Umfrage KAM-Barometer Erfahrungsmedizin ist beliebt und wirkt


Die Erfahrungsmedizin – oder Komplementär- und Alternativmedizin (KAM) – ist hierzulande nicht nur grundsätzlich sehr beliebt, die Behandlungen werden auch als wirksam und erfolgreich beurteilt. Dies hat die grösste je in der Schweiz durchgeführte Umfrage zu diesem Thema ergeben: das KAM-Barometer, das vom ErfahrungsMedizinischen Register EMR in Auftrag gegeben wurde.

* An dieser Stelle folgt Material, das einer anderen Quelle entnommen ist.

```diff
@@ -239,6 +241,28 @@
       m->prof_flops_exec += 2.0 * B * out.H * out.W * (double)out.C * (cin * ks * ks * exec + csc);
       m->prof_bytes += (double)B * out.H * out.W * esz * (cin + csc + (skip ? out.C : 0) + out.C) + (double)esz * out.C * (cin * ks * ks + csc);
     }
+    return rc;
+  }
+
+  int head_conv(const Tens& a, size_t aff, const ConvW& w, const float* bias, const Tens* skip, Tens& out, bool on_side) {
+    if (!(w.taps && aff != (size_t)-1 && fd_head2_supported(a.C, 0, out.C, 3, dt | (m ? m->opflag : 0))))
+      return conv(a, nullptr, aff, nullptr, nullptr, w, bias, 1, skip, 1.f, out, false);
+    const size_t wsb = fd_head2_ws_bytes(B, out.H, out.W), T = arena.alloc(wsb);
+    int rc = FD_OK;
+    if (!dry) {
+      const bool prof = m && m->profiling;
+      auto launch = [&]() {
+        return fd_conv2d_head_ws(ptr(a.off), a.C, nullptr, 0, (const float*)ptr(aff), w.direct, w.taps, bias, 1, skip ? ptr(skip->off) : nullptr,
+                                 1.f, ptr(out.off), out.C, B, out.H, out.W, 3, dt | (m ? m->opflag : 0), ptr(T), wsb, st);
+      };
+      rc = prof ? timed(m->ev, m->ev_used, launch) : launch();
+      if (prof) {
+        const double fl = 2.0 * B * out.H * out.W * (double)out.C * a.C * 9;
+        m->prof_flops += fl; m->prof_flops_exec += fl;
+        m->prof_bytes += (double)B * out.H * out.W * esz * (a.C + (skip ? out.C : 0) + out.C) + (double)esz * out.C * a.C * 9;
+      }
+    }
+    release_later(T, on_side);
     return rc;
   }
 
@@ -395,11 +419,11 @@
       if (have_pyr) {
         Tens pu = talloc(4, h.H, h.W);
         if (!dry) FD_TRY(fir(ptr(pyramid.off), nullptr, ptr(pu.off), nullptr, pyramid.H, pyramid.W, 4, +1));
-        FD_TRY(conv(h, nullptr, aff, nullptr, nullptr, head.conv0, head.b_f32, 1, &pu, 1.f, pnew, false));
+        FD_TRY(head_conv(h, aff, head.conv0, head.b_f32, &pu, pnew, side));
         release_later(pu.off, side); release_later(pyramid.off, side);
         pu.off = pyramid.off = (size_t)-1;
       } else {
-        FD_TRY(conv(h, nullptr, aff, nullptr, nullptr, head.conv0, head.b_f32, 1, nullptr, 1.f, pnew, false));
+        FD_TRY(head_conv(h, aff, head.conv0, head.b_f32, nullptr, pnew, side));
       }
       release_later(aff, side);
       pyramid = pnew; have_pyr = true;
@@ -631,6 +655,13 @@
         break;
       case M_CONV_HEAD:
         FD_TRY(pack_conv(m, p + "weight", md.cout, md.cin, 0, "", 0, 0, 0, &md.conv0.direct, st));
+        if (md.cin >= HEAD2_MIN_C && fd_head2_supported(md.cin, 0, md.cout, 3, m->dt | m->opflag)) {
+          void* tp = nullptr;
+          FD_HIP(hipMalloc(&tp, (size_t)fd_head2_packed_bytes(md.cin)));
+          m->dev_allocs.push_back(tp);
+          FD_TRY(fd_head2_pack_weights(m->dev_f32[p + "weight"], tp, md.cin, st));
+          md.conv0.taps = tp;
+        }
         FD_TRY(upload_f32(m, p + "bias", &md.b_f32));
         break;
       case M_RB: {
diff --git a/flowdec_amd/csrc/model_internal.h b/flowdec_amd/csrc/model_internal.h
--- a/flowdec_amd/csrc/model_internal.h
+++ b/flowdec_amd/csrc/model_internal.h
@@ -15,7 +15,7 @@
 
 enum ConvSchedule { CS_DIRECT, CS_WINOGRAD, CS_WINOGRAD_LOWRES, CS_AUTO, CS_LATENCY, CS_AUTO_F32 };
 
-struct ConvW { const void *direct = nullptr, *f23 = nullptr, *f43 = nullptr, *f44 = nullptr; };
+struct ConvW { const void *direct = nullptr, *f23 = nullptr, *f43 = nullptr, *f44 = nullptr, *taps = nullptr; };
 
 struct Mod {
   ModKind kind;
diff --git a/flowdec_amd/ops.py b/flowdec_amd/ops.py
--- a/flowdec_amd/ops.py
+++ b/flowdec_amd/ops.py
@@ -112,6 +112,34 @@
                           L.dtype_id(x0.dtype) | _WINO[winograd] | (L.FD_TILE_REVERSED if reversed_tiles else 0) | L.FD_TILE[tile_bn] | {False: 0, True: L.FD_BF16_OPERANDS, "x3": L.FD_BF16X3_OPERANDS}[bf16_operands],
                           L.stream()))
     return (out, stats) if want_stats else out
+
+
+def pack_head_taps(w):
+    L.require_cuda(w)
+    w = w.contiguous().float()
+    nbytes = L.load().fd_head2_packed_bytes(w.shape[1]) if tuple(w.shape[2:]) == (3, 3) and w.shape[0] == 4 else 0
+    if nbytes <= 0:
+        return None
+    packed = torch.empty(nbytes, dtype=torch.uint8, device=w.device)
+    L.check(L.load().fd_head2_pack_weights(L.ptr(w), L.ptr(packed), w.shape[1], L.stream()))
+    return packed
+
+
+def conv2d_head(x0, packed_w, packed_taps, x1=None, affine=None, bias=None, skip=None, scale=1.0):
+    B, H, W, C0 = _nhwc(x0)
+    lib = L.load()
+    C1 = 0 if x1 is None else x1.shape[3]
+    out = torch.empty(B, H, W, 4, dtype=x0.dtype, device=x0.device)
+    nws = lib.fd_head2_ws_bytes(B, H, W)
+    ws = torch.empty(nws, dtype=torch.uint8, device=x0.device)
+    rows = 0 if bias is None else (1 if bias.ndim == 1 else bias.shape[0])
+    L.check(lib.fd_conv2d_head_ws(L.ptr(x0), C0, L.ptr(x1), C1, L.ptr(affine), L.ptr(packed_w), L.ptr(packed_taps), L.ptr(bias), rows,
+                                  L.ptr(skip), float(scale), L.ptr(out), 4, B, H, W, 3, L.dtype_id(x0.dtype), L.ptr(ws), nws, L.stream()))
+    return out
+
+
+def head2_launch_count():
+    return int(L.load().fd_head2_launch_count())
 
 
 def conv_kernel_counts():
diff --git a/include/flowdec_hip.h b/include/flowdec_hip.h
--- a/include/flowdec_hip.h
+++ b/include/flowdec_hip.h
@@ -81,6 +81,14 @@
 int fd_conv2d(const void* in0, int C0, const void* in1, int C1, const float* affine, const void* sc0, int S0, const void* sc1,
               int S1, const void* packed_w, const float* bias, int bias_rows, const void* skip, float scale, void* out,
               int Cout, float* stats, int B, int H, int W, int ksize, int dtype, void* stream);
+
+long long fd_head2_packed_bytes(int C);
+int fd_head2_pack_weights(const float* w, void* packed, int C, void* stream);
+size_t fd_head2_ws_bytes(int B, int H, int W);
+long long fd_head2_launch_count(void);
+int fd_conv2d_head_ws(const void* in0, int C0, const void* in1, int C1, const float* affine, const void* packed_w,
+                      const void* packed_taps, const float* bias, int bias_rows, const void* skip, float scale, void* out, int Cout,
+                      int B, int H, int W, int ksize, int dtype, void* ws, size_t ws_bytes, void* stream);
 
 enum { FD_CONV_KERNEL_DIRECT, FD_CONV_KERNEL_DIRECT_MIXED, FD_CONV_KERNEL_DIRECT_SPLIT, FD_CONV_KERNEL_WINO,
        FD_CONV_KERNEL_WINO4, FD_CONV_KERNEL_WINO4F, FD_CONV_KERNEL_WINO44F, FD_CONV_KERNEL_HEAD,
```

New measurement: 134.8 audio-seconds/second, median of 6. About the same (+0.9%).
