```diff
diff --git a/sdflabel_amd/csrc/tile_balance_rank.h b/sdflabel_amd/csrc/tile_balance_rank.h
--- /dev/null
+++ b/sdflabel_amd/csrc/tile_balance_rank.h
@@ -0,0 +1,46 @@
+#pragma once
+#include <hip/hip_runtime.h>
+#include "tile_balance.h"
+
+constexpr int TB_NT = 256;
+
+static inline int sdfr_tb_rank_blocks(int64_t order_rows, int nt) { return (int)((sdfr_tb_chunks(order_rows) + nt / 64 - 1) / (nt / 64)); }
+
+template <int NT>
+__device__ __forceinline__ void sdfr_tb_rank_block(int32_t* __restrict__ state, int64_t order_rows, int blk, int nblk) {
+    __shared__ int32_t cost[SDFR_TB_MAX_CHUNKS];
+    __shared__ int last_reader;
+    const int T = (int)sdfr_tb_chunks(order_rows), full = (int)sdfr_tb_full_chunks(order_rows);
+    int32_t* g_cost = state + sdfr_tb_cost_word(order_rows);
+    int32_t* g_last = state + sdfr_tb_last_word(order_rows);
+    int32_t* g_at = state + sdfr_tb_at_word(order_rows);
+    int32_t* ctl = state + sdfr_tb_ctl_word(order_rows);
+    int32_t* order = state + sdfr_tb_order_word(order_rows);
+    const int32_t* fixed = state + sdfr_tb_fixed_word(order_rows);
+    const int tid = threadIdx.x, lane = tid & 63, wave = tid >> 6;
+    const int c = blk * (NT / 64) + wave;
+    const int64_t i = (int64_t)c * SDFR_TB_CHUNK + lane;
+    const bool moves = c < T && i < order_rows;
+    const int32_t entry = moves ? fixed[i] : 0;
+    for (int k = tid; k < T; k += NT) cost[k] = g_cost[k];
+    __syncthreads();
+    if (c < T) {
+        int r = c;
+        if (c < full) {
+            r = sdfr_tb_rank_part(cost, full, c, lane, 64);
+#pragma unroll
+            for (int d = 32; d >= 1; d >>= 1) r += __shfl_xor(r, d, 64);
+        }
+        if (lane == 0) {
+            g_last[c] = cost[c];
+            g_at[r] = c;
+        }
+        if (moves) order[sdfr_tb_dest(c, r, lane, full)] = entry;
+    }
+    if (tid == 0) last_reader = atomicAdd(ctl, 1) == nblk - 1 ? 1 : 0;
+    __syncthreads();
+    if (last_reader) {
+        for (int k = tid; k < T; k += NT) g_cost[k] = 0;
+        if (tid == 0) ctl[0] = 0;
+    }
+}
```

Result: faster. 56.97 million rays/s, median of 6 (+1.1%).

Dies sind die eindrücklichen Hauptergebnisse des KAM-Barometers:

  • Zwei Drittel der Schweizerinnen und Schweizer haben schon Methoden der Komplementär- und Alternativmedizin genutzt – die Hälfte der Befragten alleine in den letzten drei Jahren (vor der Umfrage).
  • 88 % der Schweizerinnen und Schweizer sehen die Komplementär- und Alternativmedizin als sinnvoll an.
  • 84 % der Nutzenden stufen KAM-Behandlungen als sehr erfolgreich bis genügend ein (56 % als sehr erfolgreich bis erfolgreich).

Stark verbreitet

65 % der Befragten haben schon einmal KAM in Anspruch genommen. Bei insgesamt 47 % liegt diese Erfahrung maximal drei Jahre zurück (sogenannt aktuell Nutzende). Knapp ein Fünftel (19 %) hat sich in diesem Zeitraum mehrmals behandeln lassen oder selbst behandelt.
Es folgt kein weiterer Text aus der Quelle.